BBK Electronics Corporation
- Native name: 广东步步高电子工业有限公司
- Romanized name: Guangdong BBK Electronics Industry Co., Ltd.
- Type: Private
- Industry: Consumer electronics
- Founded: 18 September 1995; 31 years ago
- Founder: Duan Yongping
- Defunct: 7 April 2023; 3 years ago
- Fate: Split and deregistered
- Successors: Oppo Vivo
- Headquarters: Futian District, Shenzhen, China
- Area served: Worldwide
- Products: Smartphones Smart TVs Hi-Fi Home theatre Audiovisual
- Brands: BBK Oppo (OnePlus and Realme) Vivo (iQOO)

= BBK Electronics =

Defunct Chinese electronics conglomerate

BBK Electronics Corporation was a Chinese multinational electronics conglomerate, created by Duan Yongping. It was a leading consumer electronics brand specialising in audio and video equipment, home entertainment products and home appliances. It also acted as an investor in leading companies in various sectors of consumer electronics. The company specialized in developing consumer electronics products such as smartphones, tablet computers, smartwatches, smart TVs, Hi-Fi equipment, Blu-ray players, and digital cameras.

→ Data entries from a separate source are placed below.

template <class Lane, class Final>
int msm_tail(zkhip_ctx *ctx, const uint32_t *sets, size_t nsets, uint32_t B, uint32_t *segsum, size_t segsum_blocks, uint32_t *winsum, Final final) {
    typedef typename Lane::type TX;
    constexpr int XL = Lane::LANES;
    const MsmTailGeom t = msm_tail_geom<Lane>(ctx, B, nsets);
    if (nsets * t.nblk > segsum_blocks) {
        ctx->last_error = "MSM tail of " + std::to_string(nsets * t.nblk) + " workgroups over a partial-sum buffer for " + std::to_string(segsum_blocks);
        return ZKHIP_ERR_RANGE;
    }
    ZK_MAX_LDS(ctx, (msm_bucket_red<TX, XL>), t.lds_red);
    ZK_LAUNCH(ctx, "msm_bucket_red", (msm_bucket_red<TX, XL>), dim3((unsigned)(nsets * t.nblk)), dim3(MSM_TAIL_THREADS), t.lds_red, sets, B, t.L, t.nseg, t.nblk,
              segsum);
    ZK_LAUNCH(ctx, "msm_window_sum", (msm_window_sum<TX, XL>), dim3((unsigned)nsets), dim3(t.wthreads), t.lds_win, segsum, t.nblk, winsum);
    return final();
}

template <class F>
bool msm_fold_applies(const zkhip_ctx *ctx, uint32_t B, bool tables) {
    if (FieldOps<F>::WORDS > 16 && !ctx->opt_msm_tail_fold_g2) return false;
    if (!tables || ctx->opt_msm_tail_fold <= 0 || B < (1u << std::min(ctx->opt_msm_tail_fold, 30))) return false;
    const MsmFold g = msm_fold_geom(ctx, B);
    const uint32_t sa = MSM_TAIL_THREADS / BucketLane<F>::LANES;
    return g.m_col >= 1 && g.m_row <= sa && g.m_col <= sa && B >= sa * g.run && g.m_row * g.run == g.C && g.m_col * g.run == g.R;
}
template <class F>
struct MsmFoldBuffers {
    static constexpr size_t PW = (size_t)4 * FieldOps<F>::WORDS;
    MsmFold g{};
    size_t nsets = 0;
    uint32_t *level2 = nullptr, *segsum = nullptr, *winsum = nullptr;
    MsmFoldBuffers() = default;
    MsmFoldBuffers(const zkhip_ctx *ctx, uint32_t B, size_t nsets_) : g(msm_fold_geom(ctx, B)), nsets(nsets_) {}
    size_t level2_words() const { return nsets * 2 * g.C * PW; }
    size_t segsum_blocks() const { return nsets * 2 * ((g.C + 63) / 64); }
    template <class Arena>
    void layout(Arena &a) {
        a.take(level2, level2_words());
        a.take(segsum, segsum_blocks() * PW);
        a.take(winsum, nsets * 2 * PW);
    }
};

template <class F, class Lane>
int msm_fold_tail(zkhip_ctx *ctx, const uint32_t *sets, const MsmFoldBuffers<F> &fb, uint32_t *const *d_outs, uint32_t *d_out) {
    constexpr int NL = FieldOps<F>::WORDS;
    typedef typename BucketLane<F>::type FL;
    constexpr int LPB = BucketLane<F>::LANES;
    typedef typename QuadLane<F>::type TQ;
    constexpr int QL = QuadLane<F>::LANES;
    const MsmFold &g = fb.g;
    const size_t nsets = fb.nsets;
    ZK_HIP_CHECK(ctx, hipMemsetAsync(fb.level2, 0, fb.level2_words() * 4, ctx->stream));
    const size_t lds = (size_t)MSM_TAIL_THREADS / LPB * 4 * NL * 4;
    ZK_MAX_LDS(ctx, (msm_fold<FL, LPB, TQ, QL>), lds);
    ZK_LAUNCH(ctx, "msm_fold", (msm_fold<FL, LPB, TQ, QL>), dim3((unsigned)(nsets * (g.B / (MSM_TAIL_THREADS / LPB * g.run)) * 2)), dim3(MSM_TAIL_THREADS), lds,
              sets, g, fb.level2);
    auto level2 = [&](auto lane) -> int {
        typedef decltype(lane) X;
        return msm_tail<X>(ctx, fb.level2, 2 * nsets, g.C, fb.segsum, fb.segsum_blocks(), fb.winsum, [&]() -> int {
            ZK_LAUNCH(ctx, "msm_final", (msm_final_fold<typename X::type, X::LANES>), dim3((unsigned)nsets), dim3(64), 0, fb.winsum, (uint32_t)nsets, g.log_c, d_outs, d_out);
            return 0;
        });
    };
    if (QuadLane<F>::AVAILABLE && ctx->opt_msm_tail_quads && 2 * nsets * g.C <= ((size_t)1 << 18)) return level2(QuadLane<F>());
    return level2(Lane());
}

struct MsmPlan {
    int c, W_all, W;
    uint32_t B, S, nb;
    MsmWindows win;
    uint32_t wrank, wworld;
    bool tables;
};

inline MsmPlan msm_plan(const zkhip_ctx *ctx, const zkhip_bases *bases, size_t n) {
    MsmPlan p;
    p.tables = bases->tables();
    int c = p.tables ? bases->c_tab : ctx->opt_msm_window_bits;
    if (c <= 0) c = zk_msm_auto_window(n);
    p.c = std::max(2, std::min(ZK_MSM_MAX_C, c));
    if (!p.tables) p.c = std::min(p.c, 16);
    p.W_all = msm_windows(zk_scalar_bits(bases->curve), p.c);
    p.win = msm_make_windows(zk_scalar_bits(bases->curve), p.W_all);
    p.wrank = p.tables ? (uint32_t)bases->win_rank : 0u;
    p.wworld = p.tables ? (uint32_t)bases->win_world : 1u;
    p.W = p.tables ? bases->local_windows() : p.W_all;
    p.B = 1u << (p.c - 1);
    if (!p.tables) p.S = (uint32_t)p.W;
    else {
        int s = ctx->opt_msm_sets;
        if (s <= 0) s = (int)((zk_msm_target_lanes() + p.B - 1) / p.B);
        p.S = (uint32_t)std::max(1, std::min(p.W, s));
        while (p.S > 1 && (uint64_t)p.S * p.B > ((uint64_t)SORT_MAX_SUPER << SORT_MAX_LOW)) --p.S;
    }
    p.nb = p.S * p.B;
    return p;
}

template <class SZ>
int msm_sort_run(zkhip_ctx *ctx, const SortGeom &g, uint32_t nbh, const uint32_t *dig, uint32_t *bh, uint32_t *bo, uint32_t *bsums, uint32_t *tmp_idx,
                 uint16_t *tmp_key, uint32_t *offs, uint32_t *idx) {
    const size_t lds_hist = (size_t)g.nsuper * 4;
    const size_t lds_split = ((size_t)3 * g.nsuper + 1 + SZ::THREADS + 2 * SZ::TILE) * 4;
    const size_t lds_final = (size_t)SZ::TILE * 6;
    if (lds_split > 48 * 1024) ZK_MAX_LDS(ctx, msm_sort_split<SZ>, 160 * 1024 - 256);
    if (lds_final > 40 * 1024) ZK_MAX_LDS(ctx, msm_sort_final<SZ>, 160 * 1024 - (4 * SORT_NLOW_MAX + SZ::THREADS) * 4 - 256);
    ZK_LAUNCH(ctx, "msm_sort_hist", msm_sort_hist<SZ>, dim3(g.ntile, g.W), dim3(SZ::THREADS), lds_hist, dig, g, bh);
    ZK_TRY(msm_scan(ctx, "msm_scan", bh, nbh, bo, bsums));
    ZK_LAUNCH(ctx, "msm_sort_split", msm_sort_split<SZ>, dim3(g.ntile, g.W), dim3(SZ::THREADS), lds_split, dig, g, bo, tmp_idx, tmp_key);
    ZK_LAUNCH(ctx, "msm_sort_final", msm_sort_final<SZ>, dim3(g.nsuper), dim3(SZ::THREADS), lds_final, tmp_idx, tmp_key, g, g.S * g.B, bo, offs, idx);
    return 0;
}

struct MsmCall {
    MsmPlan P;
    SortGeom g;
    bool big_tiles;
    uint32_t nbh;
    uint32_t sblk, nsh;
    int Sr;
    uint32_t segsum_blocks;
    bool fold;
    uint32_t large_thresh, large_cap, task_cap;
    size_t entries() const { return (size_t)P.W * g.n; }
};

The company was deregistered on 7 April 2023 as it split its component brands off into separate companies or brands. The reported reasoning for this was to avoid regulatory scrutiny on Chinese companies.

As of 2026 the companies include Oppo, OnePlus (which operates as a subsidiary of Oppo), Realme (which operates as a subsidiary of Oppo), Vivo and IQOO (which operates as a subsidiary of Vivo).

==History==
Guangdong BBK Electronics Corporation limited was established on 18 September 1995, in Dongguan, Guangdong, China, By Duan Yongping. Due to the conflict between Duan and the boss of Subor, Duan Yongping decided to leave Subor and create another company, making a commitment to not engage in student computer-related products within one year. In 1996, BBK released their first product line - the corded telephone. After the promised one year, BBK released their first student computer product "BBG Student Computer (Floppy No.1)"(BBG is the original English name of BBK). Once the product was release, it achieved great success, making BBK one of the three major student computer companies in China (the other two companies are Subor and Yuxing), and finally became the most popular student computer product in China according the investigation made by China National Radio in July 1997. Meanwhile, Duan divided BBK into three – the AV factory (the predecessor of Oppo), the telephone factory (the predecessor of Vivo), and the computer and video game factory (the predecessor of BBK Education Electronics/Little Genius Limited Technology), each operating independently. In order to increase the responsiveness of the three factories, the headquarters has decentralized some marketing and after-sales rights; the three factories regularly reconcile accounts with the headquarters and allocate a certain percentage of their annual profits to cover the operating costs of the headquarters' functional departments.

As the group's business continued to improve, Duan Yongping felt that the time was ripe to let go completely. Therefore, at the beginning of 1999, based on the previous situation of the three factories operating independently, the group was further split into three companies with independent equity and personnel. From then on, the computer and video game factory, telephone factory, and AV factory became completely independent companies with their own equity and personnel structures. However, at that time, the three companies could still share about 80% of the original BBK channels, and the brand operation of BBK was still managed by the headquarters.

Oppo's subsidiaries include OnePlus, and Realme is now a mostly independent operation. Vivo's subsidiaries include iQOO (a sub-brand of Vivo). It also marketed Blu-ray players, headphones, headphone amplifiers and smartwatches under Oppo Digital brand. In March 2019, BBK Electronics announced IQOO as its newest member and also a performance sub-brand.

BBK Electronics' headquarters and production base were located in Chang'an, Dongguan. It was the biggest taxpayer in Chang'an.

In Q1 2017, BBK Electronics shipped 56.7 million smartphones, surpassing Huawei and Apple to become the 2nd largest smartphone manufacturer in the world, behind Samsung.

In 2020, BBK Electronics represented by Oppo, announced its involvement in independent research and development of chips. Vivo also followed up to manufacture chips, mainly in cooperation with MediaTek.

As of October 2022, BBK Electronics's Chinese-market website redirects to its subsidiary, Guangdong Little Genius Limited Technology Corporation, a manufacturer of smartwatches marketed for children.